→ What needs to be done
Copy each line of the records that holds the string "given".

→ Dataset entries
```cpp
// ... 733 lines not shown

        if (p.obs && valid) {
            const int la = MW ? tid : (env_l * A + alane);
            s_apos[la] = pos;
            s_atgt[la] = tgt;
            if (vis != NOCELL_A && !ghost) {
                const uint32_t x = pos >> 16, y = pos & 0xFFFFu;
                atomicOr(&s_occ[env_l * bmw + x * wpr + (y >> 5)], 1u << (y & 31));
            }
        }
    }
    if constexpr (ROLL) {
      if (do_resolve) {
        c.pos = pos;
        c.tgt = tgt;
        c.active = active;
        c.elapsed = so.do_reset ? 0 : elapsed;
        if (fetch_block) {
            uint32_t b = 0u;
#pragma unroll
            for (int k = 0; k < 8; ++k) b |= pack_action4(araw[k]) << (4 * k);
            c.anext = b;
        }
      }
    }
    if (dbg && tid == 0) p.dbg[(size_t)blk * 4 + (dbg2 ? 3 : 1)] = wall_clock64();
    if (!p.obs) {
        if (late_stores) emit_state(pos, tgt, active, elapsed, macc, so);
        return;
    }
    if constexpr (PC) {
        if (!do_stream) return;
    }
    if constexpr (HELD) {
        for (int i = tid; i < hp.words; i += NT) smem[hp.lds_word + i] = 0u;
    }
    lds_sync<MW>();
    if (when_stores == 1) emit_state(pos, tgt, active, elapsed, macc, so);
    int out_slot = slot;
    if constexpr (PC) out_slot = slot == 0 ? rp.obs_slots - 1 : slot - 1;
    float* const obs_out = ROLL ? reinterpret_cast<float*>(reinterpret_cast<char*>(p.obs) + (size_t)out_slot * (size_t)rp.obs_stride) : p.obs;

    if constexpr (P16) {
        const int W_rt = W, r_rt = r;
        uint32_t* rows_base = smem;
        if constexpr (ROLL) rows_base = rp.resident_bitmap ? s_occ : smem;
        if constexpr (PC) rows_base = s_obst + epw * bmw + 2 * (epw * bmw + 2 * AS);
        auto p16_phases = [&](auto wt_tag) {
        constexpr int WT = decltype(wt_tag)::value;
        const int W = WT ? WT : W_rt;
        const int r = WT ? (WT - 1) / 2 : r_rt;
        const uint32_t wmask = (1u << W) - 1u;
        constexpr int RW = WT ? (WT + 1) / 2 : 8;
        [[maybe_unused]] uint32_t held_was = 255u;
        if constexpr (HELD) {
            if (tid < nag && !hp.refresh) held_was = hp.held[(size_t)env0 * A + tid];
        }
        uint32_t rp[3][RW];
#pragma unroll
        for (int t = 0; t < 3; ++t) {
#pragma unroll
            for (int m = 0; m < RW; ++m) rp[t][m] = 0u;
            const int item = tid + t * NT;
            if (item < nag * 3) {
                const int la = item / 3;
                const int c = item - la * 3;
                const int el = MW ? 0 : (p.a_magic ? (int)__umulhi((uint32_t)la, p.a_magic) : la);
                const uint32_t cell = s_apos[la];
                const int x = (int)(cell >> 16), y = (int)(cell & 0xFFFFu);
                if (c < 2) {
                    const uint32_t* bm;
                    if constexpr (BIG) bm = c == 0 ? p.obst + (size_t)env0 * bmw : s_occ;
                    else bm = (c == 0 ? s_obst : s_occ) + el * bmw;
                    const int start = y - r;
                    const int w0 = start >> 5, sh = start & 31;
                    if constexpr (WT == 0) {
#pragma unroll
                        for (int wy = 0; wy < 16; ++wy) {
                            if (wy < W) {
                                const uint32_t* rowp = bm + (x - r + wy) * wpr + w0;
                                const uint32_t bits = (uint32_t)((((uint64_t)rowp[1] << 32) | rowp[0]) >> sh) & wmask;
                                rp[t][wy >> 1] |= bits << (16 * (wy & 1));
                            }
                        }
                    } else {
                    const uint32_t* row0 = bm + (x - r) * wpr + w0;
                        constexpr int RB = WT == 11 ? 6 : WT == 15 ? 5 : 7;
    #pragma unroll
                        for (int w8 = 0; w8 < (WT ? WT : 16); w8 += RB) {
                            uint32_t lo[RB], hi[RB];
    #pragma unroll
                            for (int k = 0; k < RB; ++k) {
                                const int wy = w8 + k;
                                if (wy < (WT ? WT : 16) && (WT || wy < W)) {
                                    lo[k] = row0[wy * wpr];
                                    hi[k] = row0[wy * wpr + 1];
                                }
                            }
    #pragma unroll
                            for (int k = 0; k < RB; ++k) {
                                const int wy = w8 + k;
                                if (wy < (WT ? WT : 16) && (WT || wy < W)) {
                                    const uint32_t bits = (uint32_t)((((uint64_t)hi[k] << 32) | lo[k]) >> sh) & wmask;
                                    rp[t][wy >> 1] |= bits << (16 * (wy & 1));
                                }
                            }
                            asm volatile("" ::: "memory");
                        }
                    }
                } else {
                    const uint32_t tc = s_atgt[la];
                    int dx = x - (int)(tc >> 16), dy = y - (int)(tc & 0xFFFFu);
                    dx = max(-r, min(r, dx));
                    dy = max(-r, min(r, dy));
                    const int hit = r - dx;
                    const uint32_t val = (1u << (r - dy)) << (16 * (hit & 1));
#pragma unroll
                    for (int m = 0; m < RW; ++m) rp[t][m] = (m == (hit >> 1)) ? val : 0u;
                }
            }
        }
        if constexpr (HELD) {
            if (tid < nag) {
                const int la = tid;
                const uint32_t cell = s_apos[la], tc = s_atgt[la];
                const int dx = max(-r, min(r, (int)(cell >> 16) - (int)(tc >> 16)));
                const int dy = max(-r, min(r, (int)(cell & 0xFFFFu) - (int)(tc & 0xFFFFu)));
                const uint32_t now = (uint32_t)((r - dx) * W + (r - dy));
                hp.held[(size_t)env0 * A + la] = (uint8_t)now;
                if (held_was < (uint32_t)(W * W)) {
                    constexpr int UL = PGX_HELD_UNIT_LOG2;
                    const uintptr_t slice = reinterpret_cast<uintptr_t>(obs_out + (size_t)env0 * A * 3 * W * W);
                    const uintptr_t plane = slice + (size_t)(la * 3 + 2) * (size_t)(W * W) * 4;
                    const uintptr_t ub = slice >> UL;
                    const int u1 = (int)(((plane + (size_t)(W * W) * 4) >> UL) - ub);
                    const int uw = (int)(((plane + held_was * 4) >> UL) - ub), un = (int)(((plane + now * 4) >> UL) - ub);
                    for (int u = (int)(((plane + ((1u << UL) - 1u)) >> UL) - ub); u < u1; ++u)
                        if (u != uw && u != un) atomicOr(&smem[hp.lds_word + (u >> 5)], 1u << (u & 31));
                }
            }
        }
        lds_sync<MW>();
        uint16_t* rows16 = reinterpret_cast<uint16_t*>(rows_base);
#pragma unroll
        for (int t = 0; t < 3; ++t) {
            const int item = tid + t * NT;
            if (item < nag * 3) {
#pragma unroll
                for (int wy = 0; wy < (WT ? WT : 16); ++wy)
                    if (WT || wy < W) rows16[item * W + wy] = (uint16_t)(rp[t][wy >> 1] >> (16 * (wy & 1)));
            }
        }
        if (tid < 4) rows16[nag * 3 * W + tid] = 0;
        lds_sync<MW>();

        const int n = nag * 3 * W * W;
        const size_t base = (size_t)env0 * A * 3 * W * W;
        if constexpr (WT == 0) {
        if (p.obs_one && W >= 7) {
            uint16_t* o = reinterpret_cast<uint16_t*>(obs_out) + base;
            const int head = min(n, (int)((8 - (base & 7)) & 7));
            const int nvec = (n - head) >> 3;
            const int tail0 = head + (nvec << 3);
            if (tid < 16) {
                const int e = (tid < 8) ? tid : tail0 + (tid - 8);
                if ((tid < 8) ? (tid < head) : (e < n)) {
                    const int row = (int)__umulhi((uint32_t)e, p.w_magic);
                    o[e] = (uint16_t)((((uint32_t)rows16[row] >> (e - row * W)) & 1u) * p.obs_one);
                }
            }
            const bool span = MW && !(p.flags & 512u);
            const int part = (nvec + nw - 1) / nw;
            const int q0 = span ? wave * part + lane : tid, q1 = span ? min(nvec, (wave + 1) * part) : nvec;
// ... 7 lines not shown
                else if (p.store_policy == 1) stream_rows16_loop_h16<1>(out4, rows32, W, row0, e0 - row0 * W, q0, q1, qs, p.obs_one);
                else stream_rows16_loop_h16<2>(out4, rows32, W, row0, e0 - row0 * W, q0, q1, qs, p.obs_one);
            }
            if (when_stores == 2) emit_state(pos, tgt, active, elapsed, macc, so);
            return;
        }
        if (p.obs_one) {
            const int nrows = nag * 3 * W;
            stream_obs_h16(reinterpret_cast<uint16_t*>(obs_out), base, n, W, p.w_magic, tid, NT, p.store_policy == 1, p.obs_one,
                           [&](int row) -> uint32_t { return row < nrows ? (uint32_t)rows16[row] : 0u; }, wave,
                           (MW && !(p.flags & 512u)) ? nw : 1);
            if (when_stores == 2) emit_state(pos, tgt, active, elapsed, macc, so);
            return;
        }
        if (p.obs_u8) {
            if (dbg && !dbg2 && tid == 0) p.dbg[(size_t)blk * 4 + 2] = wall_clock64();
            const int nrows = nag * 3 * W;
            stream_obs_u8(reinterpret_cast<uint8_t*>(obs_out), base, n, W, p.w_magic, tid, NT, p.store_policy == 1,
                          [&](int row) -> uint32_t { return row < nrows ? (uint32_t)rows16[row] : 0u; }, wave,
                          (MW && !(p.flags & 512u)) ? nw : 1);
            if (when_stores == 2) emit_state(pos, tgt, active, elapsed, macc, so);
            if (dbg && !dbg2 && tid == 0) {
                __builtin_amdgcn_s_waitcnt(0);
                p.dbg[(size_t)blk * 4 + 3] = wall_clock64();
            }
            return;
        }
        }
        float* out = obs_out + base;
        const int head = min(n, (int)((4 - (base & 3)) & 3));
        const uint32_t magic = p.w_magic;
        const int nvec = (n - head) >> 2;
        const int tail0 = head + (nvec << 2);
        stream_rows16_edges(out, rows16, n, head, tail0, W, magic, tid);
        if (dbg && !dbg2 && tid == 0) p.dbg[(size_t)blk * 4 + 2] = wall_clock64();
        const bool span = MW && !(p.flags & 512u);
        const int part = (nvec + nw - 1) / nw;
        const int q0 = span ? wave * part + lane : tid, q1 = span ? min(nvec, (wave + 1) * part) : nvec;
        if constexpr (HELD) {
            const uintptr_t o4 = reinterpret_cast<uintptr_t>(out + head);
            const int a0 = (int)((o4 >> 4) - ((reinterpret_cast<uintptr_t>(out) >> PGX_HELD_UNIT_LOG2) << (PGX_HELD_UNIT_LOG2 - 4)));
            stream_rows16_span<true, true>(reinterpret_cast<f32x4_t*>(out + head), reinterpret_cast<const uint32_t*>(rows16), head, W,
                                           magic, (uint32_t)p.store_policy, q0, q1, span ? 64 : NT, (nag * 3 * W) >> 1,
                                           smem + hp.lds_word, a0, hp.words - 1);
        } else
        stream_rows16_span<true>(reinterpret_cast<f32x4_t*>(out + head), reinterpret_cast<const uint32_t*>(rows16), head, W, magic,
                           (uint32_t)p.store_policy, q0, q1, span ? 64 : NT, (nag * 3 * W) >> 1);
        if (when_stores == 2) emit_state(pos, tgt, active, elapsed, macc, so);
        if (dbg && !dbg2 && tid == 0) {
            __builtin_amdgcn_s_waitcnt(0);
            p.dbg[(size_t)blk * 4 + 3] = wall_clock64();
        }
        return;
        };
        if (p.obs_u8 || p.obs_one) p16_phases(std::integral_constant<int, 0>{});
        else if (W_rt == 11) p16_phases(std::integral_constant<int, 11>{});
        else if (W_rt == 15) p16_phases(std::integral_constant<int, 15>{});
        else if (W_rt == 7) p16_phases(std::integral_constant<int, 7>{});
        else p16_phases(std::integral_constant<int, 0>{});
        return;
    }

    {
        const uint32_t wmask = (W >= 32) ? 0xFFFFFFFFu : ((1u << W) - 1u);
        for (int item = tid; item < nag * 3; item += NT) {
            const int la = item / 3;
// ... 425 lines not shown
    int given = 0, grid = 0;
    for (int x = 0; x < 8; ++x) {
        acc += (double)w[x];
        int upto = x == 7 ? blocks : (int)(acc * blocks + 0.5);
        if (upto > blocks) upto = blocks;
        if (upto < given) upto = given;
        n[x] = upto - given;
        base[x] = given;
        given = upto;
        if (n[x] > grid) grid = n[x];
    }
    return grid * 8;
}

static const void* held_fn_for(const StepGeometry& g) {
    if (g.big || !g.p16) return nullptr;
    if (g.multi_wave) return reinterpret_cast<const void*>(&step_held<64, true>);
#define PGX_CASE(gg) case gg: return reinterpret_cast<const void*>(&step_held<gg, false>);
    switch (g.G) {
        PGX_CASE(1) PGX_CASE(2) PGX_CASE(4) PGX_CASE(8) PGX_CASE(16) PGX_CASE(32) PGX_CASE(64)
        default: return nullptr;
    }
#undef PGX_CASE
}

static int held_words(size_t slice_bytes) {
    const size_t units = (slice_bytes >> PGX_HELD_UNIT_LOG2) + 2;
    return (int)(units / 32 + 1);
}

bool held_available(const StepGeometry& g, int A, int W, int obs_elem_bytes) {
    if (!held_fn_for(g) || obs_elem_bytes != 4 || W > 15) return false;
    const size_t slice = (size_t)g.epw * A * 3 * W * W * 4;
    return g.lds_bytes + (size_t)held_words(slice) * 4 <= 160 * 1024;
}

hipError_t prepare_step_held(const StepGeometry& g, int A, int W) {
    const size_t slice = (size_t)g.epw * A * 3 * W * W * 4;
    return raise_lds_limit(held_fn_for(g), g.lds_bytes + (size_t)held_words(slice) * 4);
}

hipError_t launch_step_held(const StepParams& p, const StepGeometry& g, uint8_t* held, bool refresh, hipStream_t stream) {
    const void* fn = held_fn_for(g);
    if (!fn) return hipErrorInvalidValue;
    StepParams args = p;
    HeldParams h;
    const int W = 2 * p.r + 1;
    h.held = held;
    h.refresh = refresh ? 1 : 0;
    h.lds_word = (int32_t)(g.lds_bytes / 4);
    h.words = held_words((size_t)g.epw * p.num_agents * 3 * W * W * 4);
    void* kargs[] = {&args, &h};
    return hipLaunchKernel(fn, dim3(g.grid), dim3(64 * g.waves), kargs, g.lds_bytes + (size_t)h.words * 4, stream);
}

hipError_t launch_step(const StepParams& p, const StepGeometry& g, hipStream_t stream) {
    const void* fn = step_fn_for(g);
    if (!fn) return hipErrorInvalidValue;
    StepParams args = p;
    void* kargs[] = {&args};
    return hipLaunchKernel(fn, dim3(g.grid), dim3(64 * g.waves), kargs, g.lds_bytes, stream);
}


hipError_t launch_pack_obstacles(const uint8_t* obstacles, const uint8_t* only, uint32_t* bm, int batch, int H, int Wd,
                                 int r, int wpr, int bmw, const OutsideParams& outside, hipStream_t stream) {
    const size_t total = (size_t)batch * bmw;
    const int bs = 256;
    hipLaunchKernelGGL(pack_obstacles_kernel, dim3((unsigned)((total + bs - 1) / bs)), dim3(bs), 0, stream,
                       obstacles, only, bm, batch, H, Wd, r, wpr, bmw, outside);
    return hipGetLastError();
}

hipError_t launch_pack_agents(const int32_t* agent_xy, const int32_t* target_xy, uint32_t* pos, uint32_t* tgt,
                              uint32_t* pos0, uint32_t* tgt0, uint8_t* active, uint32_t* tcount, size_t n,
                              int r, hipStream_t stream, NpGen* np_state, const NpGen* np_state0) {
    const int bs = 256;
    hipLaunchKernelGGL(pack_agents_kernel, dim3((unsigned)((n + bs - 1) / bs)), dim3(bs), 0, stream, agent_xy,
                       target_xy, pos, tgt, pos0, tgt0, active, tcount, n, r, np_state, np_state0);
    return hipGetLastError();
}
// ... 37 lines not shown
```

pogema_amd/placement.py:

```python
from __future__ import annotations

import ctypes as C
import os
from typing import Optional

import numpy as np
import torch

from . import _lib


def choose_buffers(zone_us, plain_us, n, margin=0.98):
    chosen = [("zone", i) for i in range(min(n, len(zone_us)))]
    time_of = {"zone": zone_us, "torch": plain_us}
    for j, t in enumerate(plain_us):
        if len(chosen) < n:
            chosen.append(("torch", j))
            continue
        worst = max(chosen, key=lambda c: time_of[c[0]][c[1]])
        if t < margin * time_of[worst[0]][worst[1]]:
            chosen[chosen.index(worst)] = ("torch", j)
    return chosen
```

→ Written reply
    int given = 0, grid = 0;
        if (upto < given) upto = given;
        n[x] = upto - given;
        base[x] = given;
        given = upto;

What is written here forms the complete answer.